▸ WORK TO COMPLETE
Work through the listing below and count the lines that hold "else". Answer with the number alone.

- - - - - - -

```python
class TSADeformableAttention(nn.Module):
    def __init__(self, bev_feat_shape, dim_embed, n_heads, n_groups, stride, kernel_size, scale_offset_range,
                 batch_size, n_views=3, attn_drop_rate=0.0, proj_drop_rate=0.0, data_type=torch.float32,
                 logger=None, precision=None):
        super().__init__()
        self.n_channel_per_head = dim_embed // n_heads
        self.scale = self.n_channel_per_head ** -0.5
        self.n_heads = n_heads
        self.embed_dim = self.n_channel_per_head * n_heads
        self.n_groups = n_groups
        self.n_channel_per_group = self.embed_dim // n_groups
        self.n_heads_per_group = n_heads // n_groups
        self.bev_h = self.bev_w = bev_feat_shape
        self.batch_size = batch_size
        self.scale_offset_range = scale_offset_range
        self.kernel_size, self.stride, self.n_views = kernel_size, stride, n_views
# ... 41 lines not shown
                                  co[3].weight.flatten(1), 1, co[1].norm.eps).permute(0, 3, 1, 2)
        else:
            y = co[2](co[1](z))
            off = F.linear(y.permute(0, 2, 3, 1), co[3].weight.flatten(1)).permute(0, 3, 1, 2)
        Hk, Wk = off.shape[-2:]
        if off.is_cuda and Hk > 1 and Wk > 1:
            fac = self.offset_range_factor if self.scale_offset_range else 1.0
            grid = normalized_grid(Hk, Wk, torch.float32, off.device).reshape(1, Hk * Wk, 2)
            pos = ops.key_positions(off.permute(0, 2, 3, 1).reshape(1, B * g, Hk * Wk, 2), grid,
                                    self._key_order(Hk, Wk, off.device)[None], B, g, sca_SD=None,
                                    use_tanh=bool(self.scale_offset_range), sy=fac / (Hk - 1.0), sx=fac / (Wk - 1.0))
            return pos.reshape(B * g, Hk * Wk, 2)
        if self.scale_offset_range:
            rng = off.new_tensor([1.0 / (Hk - 1.0), 1.0 / (Wk - 1.0)]).reshape(1, 2, 1, 1)
            off = off.tanh() * rng * self.offset_range_factor
        pos = off.permute(0, 2, 3, 1) + normalized_grid(Hk, Wk, off.dtype, off.device)[None]
        if not self.scale_offset_range:
            pos = pos.clamp(-1.0, 1.0)
        pos = pos.reshape(B * g, Hk * Wk, 2)
        if Hk > 1 and Wk > 1:
            pos = pos.index_select(1, self._key_order(Hk, Wk, pos.device))
        return pos

    def forward(self, x, query, wandb_log_dict, return_wandb_log=True):
        if x is None:
            x = query
        B, C, H, W = x.shape
        pos = self.key_positions(query)
        Wkv = torch.cat((self.proj_k.weight.flatten(1), self.proj_v.weight.flatten(1)), 0)
        bkv = torch.cat((self.proj_k.bias, self.proj_v.bias), 0)
        drop = attention_dropout(self)
        if x.is_cuda and ops.kv_source_supported(C, self.n_heads, self.n_groups, self.precision):
            feat = (x if x.dtype == torch.bfloat16 else x.float()).permute(0, 2, 3, 1).contiguous()
            o = ops.attention_core(query, None, None, pos, self.rpe_table, heads=self.n_heads, groups=self.n_groups,
                                   views=1, precision=self.precision, kv_source=(feat, Wkv, bkv), attn_drop=drop)
        else:
            xs = ops.sample_features(x, pos, self.n_groups)
            kv = F.linear(xs, Wkv, bkv)
            o = ops.attention_core(query, None, None, pos, self.rpe_table, heads=self.n_heads, groups=self.n_groups,
                                   views=1, precision=self.precision, kv=kv, attn_drop=drop)
        out = ops.linear_rows(o, self.proj_out.weight.flatten(1), self.proj_out.bias)
        out = F.dropout(out, self.proj_drop_rate, self.training)
        out = out.permute(0, 2, 1).reshape(B, C, H, W)
        return out, wandb_log_dict
```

- - - - - - -

▸ OUTPUT OF THE TASK
4